More recently, Japanese media quoted unidentified military officials as saying North Korea and Iran had agreed on joint production of long-range ballistic missiles. One of the diplomats who spoke to AP on Sunday cited intelligence saying that North Korean officials were believed to have visited Tehran last year, possibly in connection with such a deal.

Pirouz Hosseini, Iran’s chief delegate to the IAEA, said he was “not aware of such cooperation at all,” between his country and North Korea.

“These are just intelligence reports,” he told AP.

One of the diplomats said as far as he knew the IAEA report up for review in June would not link North Korea to Iran’s nuclear programs.

But another said that with other countries, notably Pakistan, now established as supplying both Libya and Iran with centrifuges for uranium enrichment, further investigations could also well connect North Korea to Tehran, considering the “interlinkage between suppliers and recipients that runs through the investigations into the (nuclear) black market.”

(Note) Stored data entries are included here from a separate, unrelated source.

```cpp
template <typename Launch>
static int timed_launch(urt_context* ctx, hipStream_t st, int kernel_mode, int front_mode, const FrameParams& P, bool count, int waves_per_cu, Launch launch) {
  Event e0, e1;
  if (ctx->opt.time_dispatch) {
    int rc = take_event(ctx, &e0); if (rc) return rc;
    rc = take_event(ctx, &e1); if (rc) return rc;
    URT_HIP(ctx, hipEventRecord(e0.get(), st));
  }
  TraceLaunchRecord rec{};
  hipError_t le = launch(&rec);
  if (ctx->opt.time_dispatch) {
    (void)hipEventRecord(e1.get(), st);
    ctx->timing.emplace_back(std::move(e0), std::move(e1));
  }
  ctx->launches++;
  if (le != hipSuccess) return fail(ctx, URT_ERR_HIP, std::string("kernel launch: ") + hipGetErrorString(le));
  record_launch(ctx, rec, kernel_mode, front_mode, P, count, waves_per_cu);
  return URT_OK;
}

static constexpr int kAutoFrames = 64;

static int launch_sched_frames(urt_context* ctx, const DevScene& S, const FrameParams& P, const FrameTable& T, float4* result,
                        int front_mode, bool count, hipStream_t st = nullptr, unsigned int* next = nullptr) {
  if (!st) { st = touch(ctx); next = ctx->d_next.get(); }
  if (!ctx->h_tables) {
    URT_HIP(ctx, ctx->h_tables.alloc((size_t)kMaxFramesPerLaunch * urt_context::kTableSlots));
    URT_HIP(ctx, ctx->d_tables.alloc((size_t)kMaxFramesPerLaunch * urt_context::kTableSlots));
    for (Event& ev : ctx->table_ev) URT_HIP(ctx, ev.create(hipEventDisableTiming));
  }
  const unsigned int slot = ctx->table_next++ % (unsigned int)urt_context::kTableSlots;
  if (ctx->table_next > (unsigned int)urt_context::kTableSlots) URT_HIP(ctx, hipEventSynchronize(ctx->table_ev[slot].get()));
  FrameUniforms* h_slot = ctx->h_tables.get() + (size_t)slot * kMaxFramesPerLaunch;
  FrameUniforms* d_table = ctx->d_tables.get() + (size_t)slot * kMaxFramesPerLaunch;
  std::memcpy(h_slot, T.f, sizeof(FrameUniforms) * (size_t)P.n_frames);
  URT_HIP(ctx, hipMemcpyAsync(d_table, h_slot, sizeof(FrameUniforms) * (size_t)P.n_frames, hipMemcpyHostToDevice, st));
  URT_HIP(ctx, hipEventRecord(ctx->table_ev[slot].get(), st));
  int waves_per_block = P.block_threads / 64;
  long want = ((long)P.tiles_x * P.n_strips * P.n_frames + waves_per_block - 1) / waves_per_block;
  int wpc = ctx->opt.waves_per_cu;
  if (wpc <= 0) wpc = P.serve ? 16 : 20;
  if (ctx->sched_groups > 0) wpc = ctx->sched_groups * waves_per_block;
  long resident = (long)ctx->n_cus * wpc / waves_per_block;
  int nb = (int)std::max(1L, std::min(want, resident));
  if (P.serve) {
    if (int rc = reserve(ctx, ctx->d_mail, (size_t)nb * (size_t)P.block_threads * 2, "mailbox allocation", touch(ctx))) return rc;
  }
  int rc = timed_launch(ctx, st, P.serve ? 5 : 3, front_mode, P, count, wpc, [&](TraceLaunchRecord* rec) {
    return P.serve ? launch_serve(S, P, d_table, result, ctx->d_counters.get(), next, ctx->d_mail.get(), nb, front_mode, count, st, rec)
                   : launch_sched(S, P, d_table, result, ctx->d_counters.get(), next, nb, front_mode, count, st, rec);
  });
  if (rc == URT_OK) ctx->last_launch.cones = !P.serve && !count && !S.blas_qnodes && S.blas_cnodes && ctx->scene.cones_in_use ? 1 : 0;
  return rc;
}

struct BlendRun { int frames; urt_handle present; size_t end; };
static BlendRun blend_run(const std::vector<PostOp>& ops, size_t i, urt_handle result_tex, float* samples) {
  const PostOp& op = ops[i];
  size_t j = i, j_present = i;
  int cnt = 0, cnt_present = 0;
  urt_handle present = 0;
  while (j < ops.size() && cnt <= kMaxFramesPerLaunch) {
    const PostOp& q = ops[j];
    if (q.kind == op.kind && q.dst == op.dst && q.count == op.count && q.max_history == op.max_history && q.frame == op.frame + cnt &&
        cnt < kMaxFramesPerLaunch) { samples[cnt++] = q.sample; j++; }
    else if (q.kind == OpKind::Copy && q.src == op.dst && q.dst != op.dst && q.dst != op.count && q.dst != result_tex && (present == 0 || q.dst == present)) {
      present = q.dst; j++; j_present = j; cnt_present = cnt;
    } else break;
  }
// ... 193 lines not shown
  if ((mode == 3 || mode == 5) && P.num_bounces >= (1 << 24)) mode = 2;
  bool count = ctx->opt.count_stats != 0;
  const int region[4] = {P.region_w, P.region_h, first_row, row_stride};
  const bool full_cover = P.region_w == res->w && P.region_h == res->h && first_row == 0 && row_stride == 1;

  if (mode == 3 || mode == 5) {
    bool top_in_front = ctx->opt.top_front < 0 ? S.n_meshes > 1 : ctx->opt.top_front != 0;
    P.serve = mode == 5 && ctx->scene.n_blas_nodes > 0;
    P.pool_inloop = ctx->opt.serve_refill;
    int front_mode = configure_sched(ctx, S, P, top_in_front);
    P.shade_split = ctx->opt.shade_split != 0;
    set_handout(ctx, P);
    P.front_fuse = ctx->opt.front_fuse == 0 ? 0 : (S.n_mesh_tlas == 1 && S.n_meshes > 0 && S.n_spheres == 0 ? 2 : 1);
    const FrameUniforms fu = bound_camera(ctx);
    bool same_region = res->n_regions == 1 && std::memcmp(res->rg, region, sizeof region) == 0;
    bool renamable = !res->external && !res->ptr_exposed && (full_cover || (!res->other_writes && (res->n_regions == 0 || same_region)));
    int limit = renamable ? batch_limit(ctx, P) : 1;
    urt_context::Pending& B = ctx->pend;
    if (B.n > 0) {
      const FrameParams& Q = B.P;
      bool same = B.tex == res_h && B.scene_epoch == ctx->scene_epoch && B.S.sky == S.sky && B.S.sky_w == S.sky_w && B.S.sky_h == S.sky_h &&
                  B.count == count && B.front_mode == front_mode && Q.serve == P.serve && Q.num_bounces == P.num_bounces && Q.num_rays == P.num_rays &&
                  Q.width == P.width && Q.height == P.height && Q.region_w == P.region_w && Q.region_h == P.region_h &&
                  Q.first_group_row == P.first_group_row && Q.row_stride == P.row_stride && B.n < B.limit && limit > 1;
      if (!same) { int rc = flush_pending(ctx); if (rc) return rc; }
    }
    if (limit > 1 && B.n == 0) {
      int rc = ensure_slab(ctx, res_h, *res, limit); if (rc) return rc;
      if (!ctx->slab || ctx->slab_tex != res_h || ctx->slab_frames < 2) limit = 1;
    }
    if (B.n == 0) { int rc = bind_sky(ctx, S); if (rc) return rc; }
    if (limit <= 1) {
      FrameTable T{};
      T.f[0] = fu;
      P.frame_group = 1;
      int rc = launch_sched_frames(ctx, S, P, T, res->dev, front_mode, count);
      if (rc) return rc;
    } else {
      if (B.n == 0) {
        B.limit = std::min(limit, ctx->slab_frames);
        B.tex = res_h; B.scene_epoch = ctx->scene_epoch; B.S = S; B.P = P; B.front_mode = front_mode; B.count = count;
      }
      B.T.f[B.n] = fu;
      res->dev = ctx->slab.get() + (size_t)B.n * ctx->slab_stride;
      B.n++;
    }
  } else {
    int rc = flush_pending(ctx); if (rc) return rc;
    int nb = 0, k = 0;
    if (mode == 1) {
      size_t n_paths = (size_t)P.tiles_x * 64 * (size_t)P.n_strips;
      rc = ensure_queues(ctx, n_paths, (size_t)P.num_rays * (size_t)(P.num_bounces + 1));
      if (rc) return rc;
    } else if (mode == 2) {
      int waves_per_block = P.block_threads / 64;
      long want = ((long)P.tiles_x * P.n_strips + waves_per_block - 1) / waves_per_block;
      int wpc = ctx->opt.waves_per_cu;
      if (wpc <= 0) wpc = 20;
      long resident = (long)ctx->n_cus * wpc / waves_per_block;
      nb = (int)std::max(1L, std::min(want, resident));
    } else if (mode == 4) {
      P.block_threads = 64;
      P.refill_min = ctx->opt.pool_refill; P.blas_min = ctx->opt.pool_blas_min; P.blas_exit = ctx->opt.pool_blas_exit;
      P.pool_inloop = ctx->opt.pool_inloop; P.pool_other_min = ctx->opt.pool_other_min;
      k = ctx->opt.pool_k;
      size_t lds = pool_lds_bytes(P, k);
      while (k > 1 && lds > 160 * 1024) { k--; lds = pool_lds_bytes(P, k); }
      if (lds > 160 * 1024) return fail(ctx, URT_ERR_OUT_OF_MEMORY, "kernel_mode 4: the scene's traversal stacks do not fit the LDS of one CU; use kernel_mode 3");
      int fit = (int)std::max<size_t>(1, (160 * 1024) / lds);
      int wpc = ctx->opt.waves_per_cu > 0 ? ctx->opt.waves_per_cu : fit;
      long want = ((long)P.tiles_x * P.n_strips * 64 + 64L * k - 1) / (64L * k);
      nb = (int)std::max(1L, std::min(want, (long)ctx->n_cus * wpc));
    }
    const hipStream_t st = touch(ctx);
    rc = timed_launch(ctx, st, mode, 0, P, count, ctx->opt.waves_per_cu, [&](TraceLaunchRecord* rec) {
      switch (mode) {
// ... 15 lines not shown
```

### unityraytracer_amd/csrc/frame_device.h

```cpp
#pragma once
#include <hip/hip_runtime.h>
#include <stdint.h>

#include "../../include/urt_math.h"
#include "urt_device.h"
#include "kernels.h"

using namespace urt;
using namespace urtd;

#include "camera_device.h"
#include "trace_device.h"
#include "sky_device.h"
#include "shade_device.h"

namespace {

template <bool COUNT>
__device__ __forceinline__ HitRec trace(const DevScene& S, v3 o, v3 d, int* tl, int* bl, LocalCounters& lc) {
  return trace_ray<COUNT, false>(S, o, d, URT_INF, tl, bl, lc);
}

typedef const __attribute__((address_space(4))) float* kfloatp;
__device__ __forceinline__ kfloatp kernarg_floats(unsigned byte_offset) {
  const __attribute__((address_space(4))) char* p = (const __attribute__((address_space(4))) char*)__builtin_amdgcn_kernarg_segment_ptr();
  p += byte_offset;
  asm volatile("" : "+s"(p));
  return (kfloatp)p;
}

template <unsigned P_OFF>
__device__ __forceinline__ void camera_ray(const FrameParams& P, int x, int y, float& seed, v3& o, v3& d) {
  float u, v;
  jitter_uv(seed, (float)x, (float)y, P.pixel_off_x, P.pixel_off_y, P.width, P.height, u, v);
  kfloatp c2w = kernarg_floats(P_OFF + (unsigned)__builtin_offsetof(FrameParams, c2w));
  kfloatp invp = kernarg_floats(P_OFF + (unsigned)__builtin_offsetof(FrameParams, invp));
  camera_ray_uv(c2w, invp, u, v, o, d);
}
__device__ __forceinline__ void camera_ray_frame(const FrameUniforms* T, int f, const FrameParams& P, int x, int y, bool new_pixel, float& seed, v3& o, v3& d) {
  kfloatp q = (kfloatp)(unsigned long long)(T + __builtin_amdgcn_readfirstlane(f));
  if (new_pixel) seed = q[34];
  float px = (float)x, py = (float)y;
  float r0 = rand_next(seed, px, py);
  float r1 = rand_next(seed, px, py);
  float u = axis_uv(px + r0 + q[32], P.width);
  float v = axis_uv(py + r1 + q[33], P.height);
  camera_ray_uv(q, q + 16, u, v, o, d);
}
static_assert(__builtin_offsetof(FrameUniforms, invp) == 64 && __builtin_offsetof(FrameUniforms, pixel_off_x) == 128 &&
              __builtin_offsetof(FrameUniforms, seed) == 136, "camera_ray_frame indexes the table as floats");

template <typename F>
__device__ __forceinline__ void for_each_frame(bool pred, int frame, F&& body) {
  unsigned long long todo = wballot(pred);
  while (todo) {
    int f = __builtin_amdgcn_readlane(frame, __builtin_ctzll(todo));
    bool mine = pred && frame == f;
    body(f, mine);
    todo &= ~wballot(mine);
  }
}

static constexpr unsigned kPOffAfterScene = (unsigned)((sizeof(DevScene) + alignof(FrameParams) - 1) / alignof(FrameParams) * alignof(FrameParams));

__device__ __forceinline__ bool tile_pixel(const FrameParams& P, int& x, int& y) {
  int wave = threadIdx.x >> 6, lane = threadIdx.x & 63;
  int b = blockIdx.x;
  int G = P.xcd_run;
  int sb = ((b / (8 * G)) * 8 + (b & 7)) * G + ((b >> 3) % G);
  int tile = sb * (blockDim.x >> 6) + wave;
  int ntiles = P.tiles_x * P.n_strips;
  if (tile >= ntiles) return false;
  int ty = tile / P.tiles_x, tx = tile - ty * P.tiles_x;
  x = tx * 8 + (lane & 7);
  y = (P.first_group_row + ty * P.row_stride) * 8 + (lane >> 3);
  return x < P.region_w && y < P.region_h;
}

__device__ __forceinline__ unsigned int wave_sum(unsigned int v) {
  for (int off = 32; off > 0; off >>= 1) v += __shfl_xor(v, off, 64);
  return v;
}

// ... 139 lines not shown
    }
  }
  return run_word(nshard, f, t0, vt * 64u, exh);
}

__device__ __forceinline__ bool wg_fetch_pixels(const FrameParams& P, unsigned long long want, bool mine, unsigned int* next,
                                                unsigned int ntiles, unsigned long long* rs, bool& exhausted, int& x, int& y,
                                                unsigned int tiles_per_frame, int* frame, unsigned long long* n_adds = nullptr) {
  const int lane = threadIdx.x & 63;
  const unsigned int n = (unsigned int)__popcll(want);
  const unsigned int rank = (unsigned int)__popcll(want & ((1ull << lane) - 1ull));
  unsigned int taken = 0;
  bool got = false;
  for (int round = 0; round < 2; round++) {
    unsigned long long s = 0;
    unsigned int k = 0, avail = 0;
    bool fetch = false;
    for (int tries = 0;; tries++) {
      if (tries == kRunCasTries) return got;
      s = wave_uniform64(__hip_atomic_load(rs, __ATOMIC_RELAXED, __HIP_MEMORY_SCOPE_WORKGROUP));
      avail = ((unsigned int)(s >> 11) & 0x7ffu) - ((unsigned int)s & 0x7ffu);
      unsigned long long s2;
      if (avail) {
        k = min(n - taken, avail);
        fetch = k == avail && !(s & kRunExhausted);
        s2 = (s + k) | (fetch ? kRunFetching : 0ull);
      } else if (s & kRunExhausted) { exhausted = true; return got; }
      else if (s & kRunFetching) { if (n == 64u) __builtin_amdgcn_s_sleep(2); return got; }
      else { k = 0; fetch = true; s2 = s | kRunFetching; }
      unsigned long long seen = s;
      if (lane == 0) __hip_atomic_compare_exchange_strong(rs, &seen, s2, __ATOMIC_RELAXED, __ATOMIC_RELAXED, __HIP_MEMORY_SCOPE_WORKGROUP);
      if (wave_uniform64(seen) == s) break;
    }
    if (mine && rank >= taken && rank < taken + k) {
      const unsigned int idx = ((unsigned int)s & 0x7ffu) + (rank - taken);
      unsigned int tile = ((unsigned int)(s >> 24) & 0xffffffu) + (idx >> 6), f = (unsigned int)(s >> 48) & 0x7fu;
      if (tile >= tiles_per_frame) { unsigned int q = tile / tiles_per_frame; f += q; tile -= q * tiles_per_frame; }
      *frame = (int)f;
      if (P.tile_order == 1) tile = tiles_per_frame - 1u - tile;
      got = slot_pixel(P, tile, idx & 63u, x, y);
    }
    taken += k;
    if (!fetch) { if (k == avail) exhausted = true; break; }
    const unsigned long long ns = wg_fetch_run(P, (unsigned int)(s >> 55) & 63u, next, ntiles, tiles_per_frame);
    if (lane == 0) __hip_atomic_store(rs, ns, __ATOMIC_RELAXED, __HIP_MEMORY_SCOPE_WORKGROUP);
    if (n_adds) ++*n_adds;
    if (taken == n) break;
  }
  return got;
}
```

In its raw form, uranium hexafluoride cannot be used as nuclear fuel — or in warheads. But it is part of a cycle that uses centrifuges in a process that produces enriched uranium with potential for both of those purposes.

Libya had purchased hundreds of centrifuges as part of a multimillion dollar enrichment program, with the Khan network as the main supplier.

After an exile opposition group revealed its clandestine enrichment program two years ago, Iran acknowledged it had planned to assemble thousands of the devices but said its program was geared strictly to generate nuclear power.

One of the diplomats said that despite its size, the shipment thought to have come from North Korea would only have been enough to make one small nuclear weapon.

When it came clean on its weapons ambitions in December, Libya was far away from achieving that goal.